Lors de la deuxième session, le 25 mars prochain, Herf accueillera Morris autour du thème « Colonialisme, racisme et guerre israélo-arabe de 1948 ». Herf y parlera du contexte international de la guerre, et Morris développera les principaux points de son livre de 2008, « 1948 : une histoire de la première guerre israélo-arabe ».

Il examinera l’histoire militaire de la guerre de 1948 et, par conséquent, les polémiques tenant aux réfugiés palestiniens. Cela remettra en question l’argument selon lequel la guerre de 1948 a été une guerre de dépossession des Palestiniens, connue sous le nom de Nakba [catastrophe] », explique Herf.

Pourquoi ces réactions antisémites suite au 7 octobre ?

La troisième et dernière séance, le 16 avril, examinera les réactions suite au 7 octobre. Hirsh, qui est directeur du Centre londonien pour l’étude de l’antisémitisme contemporain, y parlera de la gauche et de l’anti-sionisme en Grande-Bretagne.

« Cette organisation est née de l’initiative de membres du Parti travailliste britannique opposés à l’antisémitisme régnant au sein du parti lorsque Jeremy Corbyn en était le chef », rappelle Herf.

Copie annotée d’une traduction en arabe de « Mein Kampf » qui, selon le président Isaac Herzog, a été trouvée par des soldats israéliens dans une chambre d’enfants utilisée comme base terroriste dans la bande de Gaza, photo publiée le 12 novembre 2023 (Crédit : Résidence de la Présidence)

Herf a invité la professeure américaine Goda, spécialisée dans l’étude de la Shoah, à présenter ses idées « astucieuses et incisives » sur la Cour internationale de justice, suscitées par les accusations de génocide portées par l’Afrique du Sud envers Israël.

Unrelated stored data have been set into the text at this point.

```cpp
__device__ inline u64 zra_xxh64_quad(const u8* p, u32 n, int j) {
  u64 v = j == 0 ? XP1 + XP2 : j == 1 ? XP2 : j == 2 ? 0 : (0 - XP1);
  const u32 stripes = n >> 5;
  const u8* q = p + 8 * j;
  u32 s = 0;
  for (; s + 8 <= stripes; s += 8) {
    u64 x[8];
#pragma unroll
    for (int k = 0; k < 8; k++) x[k] = ld64(q + 32 * (size_t)(s + k));
#pragma unroll
    for (int k = 0; k < 8; k++) v = xxround(v, x[k]);
  }
  for (; s < stripes; s++) v = xxround(v, ld64(q + 32 * (size_t)s));
  const int base = (threadIdx.x & 63) & ~3;
  u64 v1 = __shfl(v, base + 0, 64), v2 = __shfl(v, base + 1, 64), v3 = __shfl(v, base + 2, 64), v4 = __shfl(v, base + 3, 64);
  u64 h;
  if (n >= 32) {
    h = rotl64(v1, 1) + rotl64(v2, 7) + rotl64(v3, 12) + rotl64(v4, 18);
    h = xxmerge(h, v1); h = xxmerge(h, v2); h = xxmerge(h, v3); h = xxmerge(h, v4);
  } else h = XP5;
  h += (u64)n;
  if (j == 0) {
    const u8* t = p + ((size_t)stripes << 5); u32 rem = n & 31;
    while (rem >= 8) { h = rotl64(h ^ xxround(0, ld64(t)), 27) * XP1 + XP4; t += 8; rem -= 8; }
    if (rem >= 4) { h = rotl64(h ^ ((u64)ld32(t) * XP1), 23) * XP2 + XP3; t += 4; rem -= 4; }
    while (rem) { h = rotl64(h ^ ((u64)*t * XP5), 11) * XP1; t++; rem--; }
    h ^= h >> 33; h *= XP2; h ^= h >> 29; h *= XP3; h ^= h >> 32;
  }
  return h;
}

__device__ inline u64 zra_xxh64_quad_seed(const u8* p, u64 n, int j, u64 seed) {
  u64 v = seed + (j == 0 ? XP1 + XP2 : j == 1 ? XP2 : j == 2 ? 0 : (0 - XP1));
  const u64 stripes = n >> 5;
  const u8* q = p + 8 * j;
  u64 s = 0;
  for (; s + 8 <= stripes; s += 8) {
    u64 x[8];
#pragma unroll
    for (int k = 0; k < 8; k++) x[k] = ld64(q + 32 * (size_t)(s + k));
#pragma unroll
    for (int k = 0; k < 8; k++) v = xxround(v, x[k]);
  }
// ... 22 lines not shown
```

zra_amd/csrc/zra_engine.h:

```cpp
#pragma once
#include <hip/hip_runtime.h>
#include <cstdint>
#include <cstddef>
#include <vector>
#include "zra_kernels.h"
#include "zra_scan_plan.h"

namespace zra_eng {

struct Status { int zra; int zstd; };
enum : int { kSuccess = 0, kZStdError = 1, kVersionLow = 2, kHeaderInvalid = 3, kHeaderIncomplete = 4, kOutOfBounds = 5,
             kOutputTooSmall = 6, kCompressedTooLarge = 7, kFrameSizeMismatch = 8 };
inline Status ok() { return {kSuccess, 0}; }
inline Status zerr(int code) { return {kZStdError, (int)(int8_t)code}; }

struct DevBuf {
  void* p = nullptr; size_t cap = 0;
  bool reserve(size_t n);
  void release();
  template <typename T> T* as() const { return (T*)p; }
};

uint64_t scratch_bytes_in_use();
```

« Meir Litvak, peut-être le plus grand historien d’Israël et analyste de l’islamisme et de l’antisémitisme islamiste, parlera de l’islamisation du mouvement palestinien telle qu’elle est mise en évidence par le Hamas », annonce Herf.

« Enfin, Stögner parlera de l’intersectionnalité, du féminisme et de la réponse à l’idéologie islamiste pour le moins surprenante des féministes aux États-Unis et en Europe ».

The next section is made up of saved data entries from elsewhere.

## Fuse downsample BN with main-branch BN, residual add and ReLU in one pass

Adds dual batch-norm kernels that normalize both the main conv output and the downsample conv output, add them, apply ReLU and emit a bit mask in one elementwise pass. The backward pass computes both branches' reductions and input gradients in shared passes. The goal is to avoid materializing the normalized downsample tensor and to cut separate full-tensor read/write passes in the three downsample blocks of ResNet-18. It is on by default, gated by an env flag, and relies on the fused-stats conv path and a specific channel layout.

```diff
diff --git a/mi355x/csrc/bindings.cpp b/mi355x/csrc/bindings.cpp
--- a/mi355x/csrc/bindings.cpp
+++ b/mi355x/csrc/bindings.cpp
@@ -64,6 +64,21 @@
                                   at::Tensor dbeta, double m_total,
                                   bool want_dres, at::Tensor mask,
                                   at::Tensor asc, at::Tensor ash);
+std::vector<at::Tensor> bn_apply_dual(at::Tensor x, at::Tensor mean,
+                                      at::Tensor invstd, at::Tensor gamma,
+                                      at::Tensor beta, at::Tensor xr,
+                                      at::Tensor mean_r, at::Tensor invstd_r,
+                                      at::Tensor gamma_r, at::Tensor beta_r);
+at::Tensor bn_bwd_reduce_dual(at::Tensor x, at::Tensor xr, at::Tensor dy,
+                              at::Tensor mask, at::Tensor mean,
+                              at::Tensor invstd, at::Tensor mean_r,
+                              at::Tensor invstd_r);
+std::vector<at::Tensor> bn_bwd_dx_dual(at::Tensor x, at::Tensor xr,
+                                       at::Tensor dy, at::Tensor mask,
+                                       at::Tensor mean, at::Tensor invstd,
+                                       at::Tensor gamma, at::Tensor mean_r,
+                                       at::Tensor invstd_r, at::Tensor gamma_r,
+                                       at::Tensor red, double m_total);
 
 std::vector<at::Tensor> maxpool_fwd(at::Tensor x, long kernel, long stride,
                                     long pad);
@@ -132,6 +147,9 @@
   m.def("bn_apply", &bn_apply);
   m.def("bn_bwd_reduce", &bn_bwd_reduce);
   m.def("bn_bwd_dx", &bn_bwd_dx);
+  m.def("bn_apply_dual", &bn_apply_dual);
+  m.def("bn_bwd_reduce_dual", &bn_bwd_reduce_dual);
+  m.def("bn_bwd_dx_dual", &bn_bwd_dx_dual);
   m.def("maxpool_fwd", &maxpool_fwd);
   m.def("maxpool_bwd", &maxpool_bwd);
   m.def("global_avg_pool", &global_avg_pool);
diff --git a/mi355x/csrc/bn.hip b/mi355x/csrc/bn.hip
--- a/mi355x/csrc/bn.hip
+++ b/mi355x/csrc/bn.hip
@@ -268,6 +268,176 @@
     }
     *reinterpret_cast<short8*>(dx + e) = odx;
     if (dres) *reinterpret_cast<short8*>(dres + e) = ods;
+  };
+  long e = (long)(blockIdx.x * blockDim.x + threadIdx.x) * 8;
+  for (; e + stride < E; e += 2 * stride) {
+    body(e);
+    body(e + stride);
+  }
+  for (; e < E; e += stride) body(e);
+}
+
+template <typename T16>
+__global__ __launch_bounds__(256) void bn_apply_dual_fast(
+    const T16* __restrict__ x, const T16* __restrict__ xr,
+    const float* __restrict__ mean, const float* __restrict__ invstd,
+    const float* __restrict__ gamma, const float* __restrict__ beta,
+    const float* __restrict__ mean_r, const float* __restrict__ invstd_r,
+    const float* __restrict__ gamma_r, const float* __restrict__ beta_r,
+    T16* __restrict__ y, unsigned char* __restrict__ msk, long E, int C) {
+  const int c0 = ((blockIdx.x * blockDim.x + threadIdx.x) * 8) % C;
+  float sc[8], sh[8], scr[8], shr[8];
+#pragma unroll
+  for (int u = 0; u < 8; ++u) {
+    sc[u] = gamma[c0 + u] * invstd[c0 + u];
+    sh[u] = beta[c0 + u] - mean[c0 + u] * sc[u];
+    scr[u] = gamma_r[c0 + u] * invstd_r[c0 + u];
+    shr[u] = beta_r[c0 + u] - mean_r[c0 + u] * scr[u];
+  }
+  const long stride = (long)gridDim.x * blockDim.x * 8;
+  auto body = [&](long e) {
+    const short8 vx = *reinterpret_cast<const short8*>(x + e);
+    const short8 vr = *reinterpret_cast<const short8*>(xr + e);
+    short8 o;
+    unsigned mb = 0;
+#pragma unroll
+    for (int u = 0; u < 8; ++u) {
+      float rf = s16_to_f32<T16>(vr[u]) * scr[u] + shr[u];
+      asm("" : "+v"(rf));
+      const float r = s16_to_f32<T16>(f32_to_s16<T16>(rf));
+      float v = s16_to_f32<T16>(vx[u]) * sc[u] + sh[u];
+      v += r;
+      v = relu_f(v);
+      o[u] = f32_to_s16<T16>(v);
+      if (s16_to_f32<T16>(o[u]) > 0.f) mb |= 1u << u;
+    }
+    *reinterpret_cast<short8*>(y + e) = o;
+    msk[e >> 3] = (unsigned char)mb;
+  };
+  long e = (long)(blockIdx.x * blockDim.x + threadIdx.x) * 8;
+  for (; e + stride < E; e += 2 * stride) {
+    body(e);
+    body(e + stride);
+  }
+  for (; e < E; e += stride) body(e);
+}
+
+template <typename T16>
+__global__ __launch_bounds__(256) void bn_reduce_dual_fast(
+    const T16* __restrict__ x, const T16* __restrict__ xr,
+    const T16* __restrict__ dy, const unsigned char* __restrict__ msk,
+    const float* __restrict__ mean, const float* __restrict__ invstd,
+    const float* __restrict__ mean_r, const float* __restrict__ invstd_r,
+    float* __restrict__ out,
+    long E, int C, long e_per_block) {
+  extern __shared__ __attribute__((aligned(16))) float lsum[];
+  const int tid = threadIdx.x;
+  const int c0 = (tid * 8) % C;
+  float s0[8] = {}, sr[8] = {}, s1[8] = {};
+  float mu[8], is[8], mur[8], isr[8];
+#pragma unroll
+  for (int u = 0; u < 8; ++u) {
+    mu[u] = mean[c0 + u];
+    is[u] = invstd[c0 + u];
+    mur[u] = mean_r[c0 + u];
+    isr[u] = invstd_r[c0 + u];
+  }
+  const long e0 = (long)blockIdx.x * e_per_block;
+  const long e1 = min(E, e0 + e_per_block);
+  constexpr long ESTEP = 256 * 8;
+  auto body = [&](long e) {
+    const short8 vx = *reinterpret_cast<const short8*>(x + e);
+    const short8 vr = *reinterpret_cast<const short8*>(xr + e);
+    const short8 vd = *reinterpret_cast<const short8*>(dy + e);
+    const unsigned mb = msk[e >> 3];
+#pragma unroll
+    for (int u = 0; u < 8; ++u) {
+      float d = s16_to_f32<T16>(vd[u]);
+      if (!((mb >> u) & 1)) d = 0.f;
+      const float xh = (s16_to_f32<T16>(vx[u]) - mu[u]) * is[u];
+      const float xhr = (s16_to_f32<T16>(vr[u]) - mur[u]) * isr[u];
+      s0[u] += d * xh;
+      sr[u] += d * xhr;
+      s1[u] += d;
+    }
+  };
+  long e = e0 + (long)tid * 8;
+  for (; e + 3 * ESTEP < e1; e += 4 * ESTEP) {
+#pragma unroll
+    for (int v = 0; v < 4; ++v) body(e + v * ESTEP);
+  }
+  for (; e < e1; e += ESTEP) body(e);
+  const int gstride = C / 8;
+  for (int off = 32; off >= gstride && off >= 1; off >>= 1) {
+#pragma unroll
+    for (int u = 0; u < 8; ++u) {
+      s0[u] += __shfl_xor(s0[u], off, kWave);
+      sr[u] += __shfl_xor(sr[u], off, kWave);
+      s1[u] += __shfl_xor(s1[u], off, kWave);
+    }
+  }
+  const bool leader = (threadIdx.x & 63) < gstride || gstride >= 64;
+  const int wpr = C > 512 ? C / 512 : 1;
+  const int rows = 4 / wpr;
+  const int row = (tid >> 6) / wpr;
+  if (leader) {
+#pragma unroll
+    for (int u = 0; u < 8; ++u) {
+      lsum[row * 3 * C + c0 + u] = s0[u];
+      lsum[row * 3 * C + C + c0 + u] = sr[u];
+      lsum[row * 3 * C + 2 * C + c0 + u] = s1[u];
+    }
+  }
+  __syncthreads();
+  float* o = out + (long)blockIdx.x * 3 * C;
+  for (int c = tid; c < 3 * C; c += 256) {
+    float a = lsum[c];
+    for (int r = 1; r < rows; ++r) a += lsum[r * 3 * C + c];
+    o[c] = a;
+  }
+}
+
+template <typename T16>
+__global__ __launch_bounds__(256) void bn_bwd_dx_dual_fast(
+    const T16* __restrict__ x, const T16* __restrict__ xr,
+    const T16* __restrict__ dy, const unsigned char* __restrict__ msk,
+    const float* __restrict__ mean, const float* __restrict__ invstd,
+    const float* __restrict__ gamma, const float* __restrict__ mean_r,
+    const float* __restrict__ invstd_r, const float* __restrict__ gamma_r,
+    const float* __restrict__ red,
+    T16* __restrict__ dx, T16* __restrict__ dxr, long E, int C, float inv_m) {
+  const int c0 = ((blockIdx.x * blockDim.x + threadIdx.x) * 8) % C;
+  float mu[8], is[8], g_[8], a_[8], mur[8], isr[8], gr[8], ar[8], b_[8];
+#pragma unroll
+  for (int u = 0; u < 8; ++u) {
+    mu[u] = mean[c0 + u];
+    is[u] = invstd[c0 + u];
+    g_[u] = gamma[c0 + u] * is[u];
+    a_[u] = red[c0 + u] * inv_m;
+    mur[u] = mean_r[c0 + u];
+    isr[u] = invstd_r[c0 + u];
+    gr[u] = gamma_r[c0 + u] * isr[u];
+    ar[u] = red[C + c0 + u] * inv_m;
+    b_[u] = red[2 * C + c0 + u] * inv_m;
+  }
+  const long stride = (long)gridDim.x * blockDim.x * 8;
+  auto body = [&](long e) {
+    const short8 vx = *reinterpret_cast<const short8*>(x + e);
+    const short8 vr = *reinterpret_cast<const short8*>(xr + e);
+    const short8 vd = *reinterpret_cast<const short8*>(dy + e);
+    const unsigned mb = msk[e >> 3];
+    short8 odx, odr;
+#pragma unroll
+    for (int u = 0; u < 8; ++u) {
+      float d = s16_to_f32<T16>(vd[u]);
+      if (!((mb >> u) & 1)) d = 0.f;
+      const float xh = (s16_to_f32<T16>(vx[u]) - mu[u]) * is[u];
+      const float xhr = (s16_to_f32<T16>(vr[u]) - mur[u]) * isr[u];
+      odx[u] = f32_to_s16<T16>(g_[u] * (d - b_[u] - xh * a_[u]));
+      odr[u] = f32_to_s16<T16>(gr[u] * (d - b_[u] - xhr * ar[u]));
+    }
+    *reinterpret_cast<short8*>(dx + e) = odx;
+    *reinterpret_cast<short8*>(dxr + e) = odr;
   };
   long e = (long)(blockIdx.x * blockDim.x + threadIdx.x) * 8;
   for (; e + stride < E; e += 2 * stride) {
@@ -539,3 +709,105 @@
   });
   return {dx, want_dres ? dres : at::Tensor()};
 }
+
+namespace {
+
+inline long bn_dual_check(const at::Tensor& x, const at::Tensor& xr) {
+  CHECK_GPU(x);
+  CHECK_CONTIG(x);
+  CHECK_CONTIG(xr);
+  CHECK_16BIT(x);
+  TORCH_CHECK(xr.scalar_type() == x.scalar_type() && xr.sizes() == x.sizes(),
+              "dual BN: the two inputs must agree in shape and dtype");
+  const int C = x.size(-1);
+  TORCH_CHECK(bn_fast_ok(x.numel() / C, C),
+              "dual BN needs the fast BN layout (C % 8 == 0, 2048 % C == 0)");
+  return x.numel();
+}
+
+inline const float* bn_vecC(const at::Tensor& v, int C) {
+  TORCH_CHECK(v.is_cuda() && v.scalar_type() == at::kFloat &&
+                  v.is_contiguous() && v.numel() == C,
+              "dual BN: per-channel operands are contiguous fp32 [C]");
+  return v.data_ptr<float>();
+}
+
+}
+
+std::vector<at::Tensor> bn_apply_dual(at::Tensor x, at::Tensor mean,
+                                      at::Tensor invstd, at::Tensor gamma,
+                                      at::Tensor beta, at::Tensor xr,
+                                      at::Tensor mean_r, at::Tensor invstd_r,
+                                      at::Tensor gamma_r, at::Tensor beta_r) {
+  const long E = bn_dual_check(x, xr);
+  const int C = x.size(-1);
+  auto y = at::empty_like(x);
+  auto mask = at::empty({E / 8}, x.options().dtype(at::kByte));
+  const int grid = (int)std::min<long>(cdiv_l(E, 256 * 8), 2048);
+  DISPATCH_16(x, T16, {
+    launch256(bn_apply_dual_fast<T16>, dim3(grid), 0, (const T16*)x.data_ptr(),
+              (const T16*)xr.data_ptr(), bn_vecC(mean, C), bn_vecC(invstd, C),
+              bn_vecC(gamma, C), bn_vecC(beta, C), bn_vecC(mean_r, C),
+              bn_vecC(invstd_r, C), bn_vecC(gamma_r, C), bn_vecC(beta_r, C),
+              (T16*)y.data_ptr(), mask.data_ptr<unsigned char>(), E, C);
+  });
+  return {y, mask};
+}
+
+at::Tensor bn_bwd_reduce_dual(at::Tensor x, at::Tensor xr, at::Tensor dy,
+                              at::Tensor mask, at::Tensor mean,
+                              at::Tensor invstd, at::Tensor mean_r,
+                              at::Tensor invstd_r) {
+  const long E = bn_dual_check(x, xr);
+  const int C = x.size(-1);
+  CHECK_CONTIG(dy);
+  TORCH_CHECK(dy.scalar_type() == x.scalar_type() && dy.numel() == E &&
+                  mask.is_cuda() && mask.scalar_type() == at::kByte &&
+                  mask.is_contiguous() && mask.numel() == E / 8,
+              "dual BN backward: dy like x, mask of one bit per element");
+  long e_per_block;
+  dim3 grid = bn_fast_grid(E, e_per_block);
+  auto part = at::empty({(long)grid.x, 3, C}, x.options().dtype(at::kFloat));
+  DISPATCH_16(x, T16, {
+    launch256(bn_reduce_dual_fast<T16>, grid, bn_reduce_lds(C) / 2 * 3,
+              (const T16*)x.data_ptr(), (const T16*)xr.data_ptr(),
+              (const T16*)dy.data_ptr(), mask.data_ptr<unsigned char>(),
+              bn_vecC(mean, C), bn_vecC(invstd, C), bn_vecC(mean_r, C),
+              bn_vecC(invstd_r, C), part.data_ptr<float>(), E, C, e_per_block);
+  });
+  if (grid.x == 1) return part.view({3, C});
+  auto out = at::empty({3, C}, part.options());
+  fold_rows(part, out, 3L * C, grid.x);
+  return out;
+}
+
+std::vector<at::Tensor> bn_bwd_dx_dual(at::Tensor x, at::Tensor xr,
+                                       at::Tensor dy, at::Tensor mask,
+                                       at::Tensor mean, at::Tensor invstd,
+                                       at::Tensor gamma, at::Tensor mean_r,
+                                       at::Tensor invstd_r, at::Tensor gamma_r,
+                                       at::Tensor red, double m_total) {
+  const long E = bn_dual_check(x, xr);
+  const int C = x.size(-1);
+  CHECK_CONTIG(dy);
+  TORCH_CHECK(dy.scalar_type() == x.scalar_type() && dy.numel() == E &&
+                  mask.is_cuda() && mask.scalar_type() == at::kByte &&
+                  mask.is_contiguous() && mask.numel() == E / 8,
+              "dual BN backward: dy like x, mask of one bit per element");
+  TORCH_CHECK(red.is_cuda() && red.scalar_type() == at::kFloat &&
+                  red.is_contiguous() && red.numel() == 3L * C,
+              "dual BN backward: red is contiguous fp32 [3,C]");
+  auto dx = at::empty_like(x);
+  auto dxr = at::empty_like(x);
+  const int grid = (int)std::min<long>(cdiv_l(E, 256 * 8), 2048);
+  DISPATCH_16(x, T16, {
+    launch256(bn_bwd_dx_dual_fast<T16>, dim3(grid), 0,
+              (const T16*)x.data_ptr(), (const T16*)xr.data_ptr(),
+              (const T16*)dy.data_ptr(), mask.data_ptr<unsigned char>(),
+              bn_vecC(mean, C), bn_vecC(invstd, C), bn_vecC(gamma, C),
+              bn_vecC(mean_r, C), bn_vecC(invstd_r, C), bn_vecC(gamma_r, C),
+              red.data_ptr<float>(), (T16*)dx.data_ptr(),
+              (T16*)dxr.data_ptr(), E, C, (float)(1.0 / m_total));
+  });
+  return {dx, dxr};
+}
diff --git a/mi355x/models/layers.py b/mi355x/models/layers.py
--- a/mi355x/models/layers.py
+++ b/mi355x/models/layers.py
@@ -136,6 +136,52 @@
     return bn(conv(x), residual=residual)
 
 
+def _bn_dual():
+    return os.environ.get("MI355X_BN_DUAL", "1") == "1"
+
+
+def _stats_conv_ok(conv: "Conv2d") -> bool:
+    return (conv.bias is None and conv.act is None and conv.groups == 1
+            and conv.weight.shape[1] % 64 == 0)
+
+
+def dual_ok(conv: "Conv2d", bn: "BatchNorm2d", down, x) -> bool:
+    if down is None or not (_bn_dual() and _fuse_stats()):
+        return False
+    C = bn.weight.shape[0]
+    return (x.is_cuda and bn.training and down.bn.training
+            and bn.act == "relu" and down.bn.act is None
+            and down.bn.weight.shape[0] == C and C % 8 == 0 and 2048 % C == 0
+            and _stats_conv_ok(conv) and _stats_conv_ok(down.conv)
+            and bn.process_group is down.bn.process_group)
+
+
+def conv_bn_dual(conv: "Conv2d", bn: "BatchNorm2d", x, down, tap):
+    from mi355x.ops import functional as F_
+
+    bn._nbt += 1
+    down.bn._nbt += 1
+    xr, stats_r = F_.conv2d_with_stats(tap, down.conv.weight,
+                                       down.conv.stride, down.conv.padding)
+    y, stats = F_.conv2d_with_stats(x, conv.weight, conv.stride,
+                                    conv.padding)
+    if stats.numel() and stats_r.numel() and y.shape == xr.shape:
+        return F_.batch_norm_dual(
+            y, bn.weight, bn.bias, bn.running_mean, bn.running_var,
+            bn.momentum, stats, xr, down.bn.weight, down.bn.bias,
+            down.bn.running_mean, down.bn.running_var, down.bn.momentum,
+            stats_r, bn.process_group)
+    identity = ops.batch_norm(xr, down.bn.weight, down.bn.bias,
+                              down.bn.running_mean, down.bn.running_var,
+                              True, down.bn.momentum, None, None,
+                              down.bn.process_group,
+                              stats_r if stats_r.numel() else None)
+    return ops.batch_norm(y, bn.weight, bn.bias, bn.running_mean,
+                          bn.running_var, True, bn.momentum, identity,
+                          bn.act, bn.process_group,
+                          stats if stats.numel() else None)
+
+
 def _tap_on():
     return os.environ.get("MI355X_TAP", "1") != "0"
 
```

Herf concède que le programme est chargé, mais il espère que le public trouvera ces mini-cours intéressants et s’y inscriront. Selon YIVO, plus de 1 200 personnes s’étaient inscrites à la mi-février.

Karin Stögner, professeure de sociologie à l’Université de Passau en Allemagne. (Avec l’aimable autorisation de YIVO)

Brent espère accueillir un public de tous âges, à commencer par les jeunes Juifs bien intentionnés et épris de justice, mais qui ne comprennent pas que scander des slogans accrocheurs comme « Du fleuve à la mer, la Palestine sera libre ! » est, de son avis, dangereux pour le peuple juif dans sa globalité.

« L’omniprésence de l’idéologie de libération de la Palestine et de la pensée anti-israélienne et antisémite qui accompagne cette idéologie est nettement plus grave, au sein du monde juif, que ne le pensent les gens », estime Brent.

« Les dangers ne viennent pas uniquement de l’extérieur… Il y a un danger tout aussi puissant au sein de la culture juive, en particulier de la gauche qui, depuis des dizaines sinon des centaines d’années, même avant tout ce conflit israélo-arabe, a assimilé des idées qui l’ont amenée à se retourner contre elle-même », analyse-t-il.

Un manifestant brandit une pancarte sur laquelle on peut lire « Du fleuve à la mer » lors d’un rassemblement de solidarité avec les Palestiniens sur la place Oranienplatz, dans le quartier de Kreuzberg à Berlin, en Allemagne, le 11 novembre 2023. (Crédit : Tobias Schwarz/AFP)

Herf acquiesce et ajout que les menaces venues de l’extérieur doivent être prises au pied de la lettre. Ayant étudié l’Allemagne nazie et la Shoah durant une grande partie de sa carrière, il se sent une responsabilité de s’assurer que ce qui s’est passé en Europe dans les années 1930 et 1940 ne se reproduira plus jamais.

« Quand [les dirigeants iraniens], ou Sinwar [du Hamas], ou quiconque annonce son intention de détruire l’État juif, de jeter les Juifs à la mer ou de tuer les Juifs cachés derrière des arbres, je les prends très au sérieux. Ils ne plaisantent pas », conclut Herf.